Here, the continuous operating time .tau. is a time during which
the image forming portion 10 operates after when the in-apparatus
temperature T has reached the predetermined temperature T1 in the
monochrome mode. The predetermined time .tau.1 is a value set as a
rough indication of a time until when toner sticking occurs in the
condition in which the in-apparatus temperature T exceeds the
predetermined temperature T1 by taking aggregability of toner and
other conditions into consideration. The predetermined time .tau.1
is set at 30 minutes for example. In a case where the continuous
operating time .tau. is less than the predetermined time .tau.1,
i.e., N in Step S206, the CPU 101 leaves from the toner sticking
avoiding mode and continues the normal printing job.
[0085] In a case where the continuous operating time .tau. is more
than the predetermined time .tau.1, i.e., Y in Step S206, the CPU
101 executes the process of temporarily rotating the color
photosensitive drums 1a, 1b and 1c being in the stopped condition.
That is, after an elapse of a predetermined period of time after
driving the corresponding driving motor M3 in Step S207, the CPU
101 executes the process of stopping the rotation in Step S208. The
driving time of the driving motor M3 in thus rotating the
photosensitive drums 1a, 1b and 1c for the predetermined period of
time is set at 60 msec, for example. In the case where the CPU 101
executes the rotation of the photosensitive drums 1a, 1b and 1c,
the CPU 101 resets the value of the continuous operating time .tau.
in Step S209 and continues the printing job in Step S210. Then,
when the output of images of the number of sheets inputted as the
printing job ends, i.e., Y in Step S210 and Y in Step S211, the CPU
101 stops rotation of the photosensitive drum 1d and the
intermediate transfer belt 7 in Step S212 to finish the printing
job.
Color Mode
[0086] Meanwhile, in a case where the color image is to be
outputted, i.e., N in Step S202, the CPU 101 starts to rotate the
color photosensitive drums 1a, 1b and 1c in Step S221 and makes the
primary transfer rollers 5a, 5b and 5c approach the corresponding
photosensitive drums through the moving mechanism 40 in Step S222.

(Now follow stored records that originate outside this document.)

__global__ __launch_bounds__(1024) void l2fr_setup_kernel(
    int n_prep, int bpi, const uint8_t* __restrict__ desc, const int32_t* __restrict__ n_kp,
    int k_max, int k_pad, int32_t* __restrict__ norm, int32_t* __restrict__ cinit,
    uint8_t* __restrict__ zero_row, uint4* __restrict__ desc_i8, const int32_t* __restrict__ pairs,
    int n_pairs, int n_img, int32_t* __restrict__ order_f,
    int2* __restrict__ rng, int32_t* __restrict__ n_rng, int4* __restrict__ rinfo,
    int4* __restrict__ sinfo_f, int unit_blk, int4* __restrict__ uinfo,
    int32_t* __restrict__ n_units) {
    extern __shared__ int hist[];
    const int b = (int)blockIdx.x;
    if (b < n_prep) {
        const int img = b / bpi;
        prep_one(img, (b - img * bpi) * 1024 + (int)threadIdx.x, desc, n_kp, k_max, k_pad, norm,
                 cinit, zero_row, desc_i8);
        return;
    }
    order_block(b - n_prep, pairs, n_pairs, n_img, order_f, rng, n_rng, n_kp, rinfo,
                sinfo_f, unit_blk, uinfo, n_units, hist);
}

__device__ __forceinline__ unsigned char classify(int e1, int e2, long long A, int rnum, int rden,
                                                  long long max_dist) {
    const long long d1lo = max(A - 2LL * e1 - 1, 0LL);
    const long long d2hi = e2 > E_VALID ? A - 2LL * e2 : sfm::DIST_INF;
    if (!sfm::ratio_ok(d1lo, d2hi, rnum, rden, true) || (max_dist >= 0 && !(d1lo < max_dist)))
        return ST_DROP;
    return (e2 == e1) ? ST_SLOW : ST_CAND;
}

struct FwdCls {
    const int32_t* norm;
    int rnum, rden;
    long long max_dist;
    rec8* fwd;
    uint8_t* cls;
};

#ifdef L2FR_CLOCK
constexpr int L2FR_CLOCK_SLOTS = 1 << 16;
constexpr int L2FR_CLOCK_W = 24;
__device__ unsigned long long g_l2fr_clock[L2FR_CLOCK_W * L2FR_CLOCK_SLOTS];
#define L2FR_STAMP(i, v) \
    if (!REV && tid == 0 && bid < L2FR_CLOCK_SLOTS) g_l2fr_clock[L2FR_CLOCK_W * (size_t)bid + (i)] = (v)
#else
#define L2FR_STAMP(i, v)
#endif

template <bool REV>
__device__ __forceinline__ void scan_body(
    const unsigned bid, const unsigned n_bid, const int n_list,
    const uint8_t* __restrict__ desc, const int32_t* __restrict__ n_kp, int k_max, int k_pad,
    const int32_t* __restrict__ cinit, const uint8_t* __restrict__ zero_row,
    const int32_t* __restrict__ pairs, int n_qblk, const int32_t* __restrict__ pair_order,
    const int4* __restrict__ sinfo, int n_blk, const int4* __restrict__ qlist,
    const int32_t* __restrict__ qcount, int4* __restrict__ out, FwdCls fc,
    const int32_t* __restrict__ n_units) {
    __shared__ __attribute__((aligned(16))) unsigned char lds0[CHUNK * D + CHUNK * 4];
    __shared__ __attribute__((aligned(16))) unsigned char lds1[CHUNK * D + CHUNK * 4];

    int p, qi, ti, nq, nb, qb;
    int p2 = -1, ti2 = 0, nb2 = 0;
    int pos = 0, kk = 0;
    if (!REV && n_units) {
        const int nu = *n_units;
        const int u8 = (nu + 7) >> 3;
        const int l = (int)(bid >> 3);
        qb = u8 > 0 ? l / u8 : n_qblk;
        pos = (l - qb * u8) * 8 + (int)(bid & 7);
        if (qb >= n_qblk || pos >= nu) return;
        const int4 u = sinfo[(size_t)UNIT * pos];
        asm volatile("" : : "s"(u.x), "s"(u.y), "s"(u.z), "s"(u.w));
        p = u.x;
        qi = u.y;
        ti = u.z;
        nq = u.w & 0xFFFF;
        nb = u.w >> 16;
    } else if (REV) {
        qb = (int)bid / n_list;
        p = pair_order[(int)bid - qb * n_list];
        qi = pairs[2 * p + 1];
        ti = pairs[2 * p];
        nq = qcount[p];
        nb = n_kp[ti];
    } else {
        const int ppx = (int)(n_bid >> 3) / n_qblk;
        const int l = (int)(bid >> 3);
        const int pos = (int)(bid & 7) * ppx + l % ppx;
        qb = l / ppx;
        if (pos >= n_blk) return;
        const int4 u = sinfo[pos];
        asm volatile("" : : "s"(u.x), "s"(u.y), "s"(u.z), "s"(u.w));
        p = u.x;
        qi = u.y;
        ti = u.z;
        nq = u.w & 0xFFFF;
        nb = u.w >> 16;
    }
    if (qb * QB >= nq || nb <= 0) return;
    const int tid = threadIdx.x, wave = tid >> 6, lane = tid & 63, h = lane >> 5, r32 = lane & 31;
    L2FR_STAMP(0, __builtin_amdgcn_s_memrealtime());

    const uint8_t* db = desc + (size_t)ti * k_max * D;
// ... 251 lines not shown
            if (ch + 1 < 16) L2FR_STAMP(4 + ch, __builtin_amdgcn_s_memrealtime());
        }
    };
    int g = 0;
    for (;;) {
        if (g & 1)
            run_pair(lds1, lds0);
        else
            run_pair(lds0, lds1);
        g += n_chunk;
        L2FR_STAMP(19, __builtin_amdgcn_s_memtime());
        L2FR_STAMP(20, __builtin_amdgcn_s_memrealtime());
        if (active) epilogue();
        if (p2 < 0) break;
        p = p2;
        ti = ti2;
        nb = nb2;
        db = db2;
        cib = cib2;
        n_chunk = (nb + CHUNK - 1) / CHUNK;
        find_next();
    }
#ifdef L2FR_CLOCK
    L2FR_STAMP(21, __builtin_amdgcn_s_memrealtime());
    L2FR_STAMP(22, (unsigned)__builtin_amdgcn_s_getreg((31 << 11) | 4));
    L2FR_STAMP(23, (unsigned)__builtin_amdgcn_s_getreg((15 << 11) | 20));
#endif
}

__global__ __launch_bounds__(SCAN_THREADS, SCAN_MIN_WAVES) void l2fr_scan_fwd_kernel(
    const uint8_t* __restrict__ desc, const int32_t* __restrict__ n_kp, int k_max, int k_pad,
    const int32_t* __restrict__ cinit, const uint8_t* __restrict__ zero_row,
    const int32_t* __restrict__ pairs, int n_qblk, const int4* __restrict__ sinfo, int n_blk,
    FwdCls fc, const int32_t* __restrict__ n_units) {
    scan_body<false>(blockIdx.x, gridDim.x, 0, desc, n_kp, k_max, k_pad, cinit, zero_row, pairs, n_qblk,
                     nullptr, sinfo, n_blk, nullptr, nullptr, nullptr, fc, n_units);
}

constexpr int REV_GRID = 1024;
__global__ __launch_bounds__(SCAN_THREADS, SCAN_MIN_WAVES) void l2fr_scan_rev_kernel(
    const uint8_t* __restrict__ desc, const int32_t* __restrict__ n_kp, int k_max, int k_pad,
    const int32_t* __restrict__ cinit, const uint8_t* __restrict__ zero_row,
    const int32_t* __restrict__ pairs, int n_qblk, const int32_t* __restrict__ flist,
    const int32_t* __restrict__ n_flag, const int4* __restrict__ qlist,
    const int32_t* __restrict__ qcount, int4* __restrict__ out) {
    const int nl = *n_flag;
    for (unsigned u = blockIdx.x; u < (unsigned)(nl * n_qblk); u += gridDim.x) {
        scan_body<true>(u, 0, nl, desc, n_kp, k_max, k_pad, cinit, zero_row, pairs, n_qblk, flist,
                        nullptr, 0, qlist, qcount, out, FwdCls{}, nullptr);
        __syncthreads();
    }
}

struct Top2 { long long b1; int j1; long long b2; };

__device__ __forceinline__ Top2 top2_merge(Top2 x, Top2 y) {
    const bool xf = (x.b1 < y.b1) || (x.b1 == y.b1 && x.j1 < y.j1);
    Top2 r;
    r.b1 = xf ? x.b1 : y.b1;
    r.j1 = xf ? x.j1 : y.j1;
    r.b2 = min(min(x.b2, y.b2), xf ? y.b1 : x.b1);
    return r;
}

__device__ Top2 exact_row_scan(const uint4* qrow, const uint8_t* db, const int32_t* normb, int nb,
                               int qnorm, Top2* red) {
    const int tid = threadIdx.x;
    uint4 x[SLOTS];
#pragma unroll
    for (int s = 0; s < SLOTS; ++s) x[s] = qrow[s];
    Top2 m{sfm::DIST_INF, INT_MAX, sfm::DIST_INF};
    for (int j = tid; j < nb; j += 256) {
        const int dot = dot128(x, (const uint4*)(db + (size_t)j * D));
        const long long d = (long long)qnorm + normb[j] - 2LL * dot;
        m = top2_merge(m, Top2{d, j, sfm::DIST_INF});
    }
    red[tid] = m;
    __syncthreads();
    for (int s = 128; s > 0; s >>= 1) {
        if (tid < s) red[tid] = top2_merge(red[tid], red[tid + s]);
        __syncthreads();
    }
// ... 588 lines not shown
        }
        out_match[((size_t)p * k_max + i) * 2] = r.x;
        out_match[((size_t)p * k_max + i) * 2 + 1] = r.y;
        out_dist[(size_t)p * k_max + i] = r.z;
    }
    if (threadIdx.x == 0) out_count[p] = n;
}

}

int sfm_match_l2fr_launch(sfm_ctx* ctx, const uint8_t* desc, const int32_t* n_kp, int32_t n_img,
                          int32_t k_max, const int32_t* pairs, int32_t n_pairs,
                          const sfm_match_params* prm, int32_t* out_count, int32_t* out_match,
                          int32_t* out_dist) {
    hipStream_t st = ctx->stream;
    if (k_max == 0) {
        SFM_HIP_CHECK(hipMemsetAsync(out_count, 0, sizeof(int32_t) * n_pairs, st));
        return SFM_OK;
    }
    const int k_pad = (int)sfm::align_up((size_t)k_max, KALIGN);
    SFM_REQUIRE(k_pad <= KMAX, "sfm_match_batch: L2 matcher needs k_max <= 4096");
    const int n_qblk = (k_max + QB - 1) / QB;
    const size_t tab = (size_t)n_img * k_pad * sizeof(int32_t);
    const size_t recb = (size_t)n_pairs * k_pad * sizeof(int4);
    const size_t cntb = sfm::align_up(sizeof(int32_t) * (size_t)n_pairs, 256);
    const size_t descb = sfm::align_up((size_t)n_img * k_max * D, 256);
    const size_t ordb = sfm::align_up(sizeof(int32_t) * (size_t)n_pairs, 256);
    const size_t clsb = sfm::align_up((size_t)n_pairs * k_pad, 256);
    const int n_rng_max = n_pairs / REC_R + n_img + 1;
    const size_t rngb = sfm::align_up(sizeof(int2) * (size_t)n_rng_max, 256);
    const size_t rinfob = sizeof(int4) * (size_t)n_rng_max * REC_R;
    const size_t sinfob = sfm::align_up(sizeof(int4) * (size_t)n_pairs, 256);
    const size_t uinfob = sfm::align_up(UNIT * sizeof(int4) * (size_t)n_pairs, 256);
    char* ws = (char*)sfm::workspace(ctx, 256 + 2 * tab + 2 * recb + cntb + descb + ordb + clsb +
                                              256 + rngb + rinfob + 256 + sinfob + uinfob + 256 +
                                              cntb);
    if (!ws) return SFM_ERR_NOMEM;
    char* w = ws;
    uint8_t* zero_row = (uint8_t*)w; w += 256;
    int32_t* norm = (int32_t*)w; w += tab;
    int32_t* cinit = (int32_t*)w; w += tab;
    int4* surv = (int4*)w; w += recb;
    int4* rev = (int4*)w; w += recb;
    rec8* fwd = (rec8*)rev;
    rec8* qst = fwd + (size_t)n_pairs * k_pad;
    int32_t* scount = (int32_t*)w; w += cntb;
    uint8_t* desc_i8 = (uint8_t*)w; w += descb;
    int32_t* ord_f = (int32_t*)w; w += ordb;
    uint8_t* cls = (uint8_t*)w; w += clsb;
    int32_t* n_rng = (int32_t*)w; w += 256;
    int32_t* n_flag = n_rng + 1;
    int2* rng = (int2*)w; w += rngb;
    int4* rinfo = (int4*)w; w += rinfob;
    int4* sinfo_f = (int4*)sfm::align_up((size_t)w, 256);
    int4* uinfo = (int4*)((char*)sinfo_f + sinfob);
    int32_t* n_units = (int32_t*)((char*)uinfo + uinfob);
    int32_t* flist = (int32_t*)((char*)n_units + 256);
    static const bool units_env = [] {
        const char* e = getenv("SFM_L2FR_UNITS");
        return !(e && e[0] == '0');
    }();
    const bool units = units_env && (3 * (size_t)n_img + 2) * sizeof(int) <= 65536;
    const int ppx = (n_pairs + 7) / 8;
    const int n_blk = n_pairs;
    const int grid = 8 * ppx * n_qblk;
    const bool mutual = prm->cross_check == SFM_XC_MUTUAL;

    const int unit_blk = units ? 1 : -1;
    const int bpi = (k_pad + 1023) / 1024, n_prep = bpi * n_img;
    hipLaunchKernelGGL(l2fr_setup_kernel, dim3(n_prep + 1 + (units ? 1 : 0)), dim3(1024),
                       ((units ? 3 : 2) * (size_t)n_img + 2) * sizeof(int), st, n_prep, bpi, desc, n_kp,
                       k_max, k_pad, norm, cinit, zero_row, (uint4*)desc_i8, pairs, n_pairs, n_img,
                       ord_f, rng, n_rng, rinfo, sinfo_f, unit_blk, uinfo, n_units);
    SFM_HIP_CHECK(hipGetLastError());
    const FwdCls fc{norm, prm->ratio_num, prm->ratio_den, (long long)prm->max_dist, fwd, cls};
    hipLaunchKernelGGL(l2fr_scan_fwd_kernel, dim3(grid), dim3(SCAN_THREADS), 0, st, desc_i8, n_kp, k_max,
                       k_pad, cinit, zero_row, pairs, n_qblk, (const int4*)(units ? uinfo : sinfo_f),
                       n_blk, fc, (const int32_t*)(units ? n_units : nullptr));
    SFM_HIP_CHECK(hipGetLastError());
    const char* dbg = getenv("SFM_L2FR_DEBUG");
    int dmode = dbg ? atoi(dbg) : 0;
    if (dmode < 1 || dmode > 3) dmode = 0;
    if (dmode == 1) {
        hipLaunchKernelGGL(l2fr_dump_kernel, dim3(n_pairs), dim3(256), 0, st, n_kp, pairs, k_max,
                           k_pad, (const int4*)nullptr, (const rec8*)fwd, (const int32_t*)nullptr,
                           out_count, out_match, out_dist);
        return SFM_OK;
    }
    hipLaunchKernelGGL(l2fr_recover_mfma_kernel, dim3(n_rng_max * (k_pad / GROUP)), dim3(256), 0, st,
                       desc_i8, k_max, k_pad, norm, cinit, (const int4*)rinfo, (const int32_t*)n_rng,
                       (const rec8*)fwd, (const uint8_t*)cls, prm->ratio_num, prm->ratio_den,
                       (long long)prm->max_dist, qst);
    SFM_HIP_CHECK(hipGetLastError());
    const char* ce = getenv("SFM_L2FR_CERT");
    const bool cert = mutual && dmode == 0 && !(ce && ce[0] == '0');
    const char* cc = getenv("SFM_L2FR_CERT_CAP");
    const long long cap = cc ? atoll(cc) : CERT_CAP_DEFAULT;
    unsigned long long* stats = cert && ctx->cert_stats ? ctx->cert_acc : nullptr;
    if (stats)
        SFM_HIP_CHECK(hipMemsetAsync(stats, 0, 3 * sizeof(unsigned long long), st));
    auto tail = !mutual && dmode == 0 ? l2fr_tail_kernel<TAIL_DIRECT>
                : cert                ? l2fr_tail_kernel<TAIL_CERT>
                                      : l2fr_tail_kernel<TAIL_SPILL>;
    hipLaunchKernelGGL(tail, dim3(n_pairs), dim3(256), 0, st, desc_i8, n_kp, k_max, k_pad, norm, pairs,
                       (const rec8*)fwd, (const uint8_t*)cls, qst, prm->ratio_num, prm->ratio_den,
                       (long long)prm->max_dist, cap, surv, scount, flist, n_flag, stats, out_count,
                       out_match, out_dist);
    SFM_HIP_CHECK(hipGetLastError());
    if (!mutual && dmode == 0) return SFM_OK;
    if (dmode == 2) {
        hipLaunchKernelGGL(l2fr_dump_kernel, dim3(n_pairs), dim3(256), 0, st, n_kp, pairs, k_max,
// ... 9 lines not shown
    }
    if (dmode == 3) {
        hipLaunchKernelGGL(l2fr_dump_kernel, dim3(n_pairs), dim3(256), 0, st, n_kp, pairs, k_max,
                           k_pad, (const int4*)rev, (const rec8*)nullptr, (const int32_t*)scount,
                           out_count, out_match, out_dist);
        return SFM_OK;
    }
    hipLaunchKernelGGL(l2fr_final_kernel, dim3(REV_GRID), dim3(256), 0, st, desc_i8, n_kp, k_max, k_pad,
                       norm, cinit, pairs, surv, scount, rev, (const int32_t*)flist,
                       (const int32_t*)n_flag, out_count, out_match, out_dist);
    SFM_HIP_CHECK(hipGetLastError());
    return SFM_OK;
}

When it is confirmed that the primary transfer rollers 5a, 5b and
5c have reached the contact positions, i.e., Y in Step S223, the
respective image forming units Pa, Pb, Pc and Pd start to form
toner images in Step S224.
[0087] When the output of the number of color image sheets inputted
as the printing job is finished in Step S225, the CPU 101 moves the
color primary transfer rollers 5a, 5b and 5c toward the separate
positions in Step S226. Then, after confirming that the respective
primary transfer rollers 5a through 5d are located at their home
positions, i.e., Y in Step S227, the CPU 101 stops rotation of the
photosensitive drums 1a through 1d and the intermediate transfer
belt 7 in Step S228 to finish the printing job.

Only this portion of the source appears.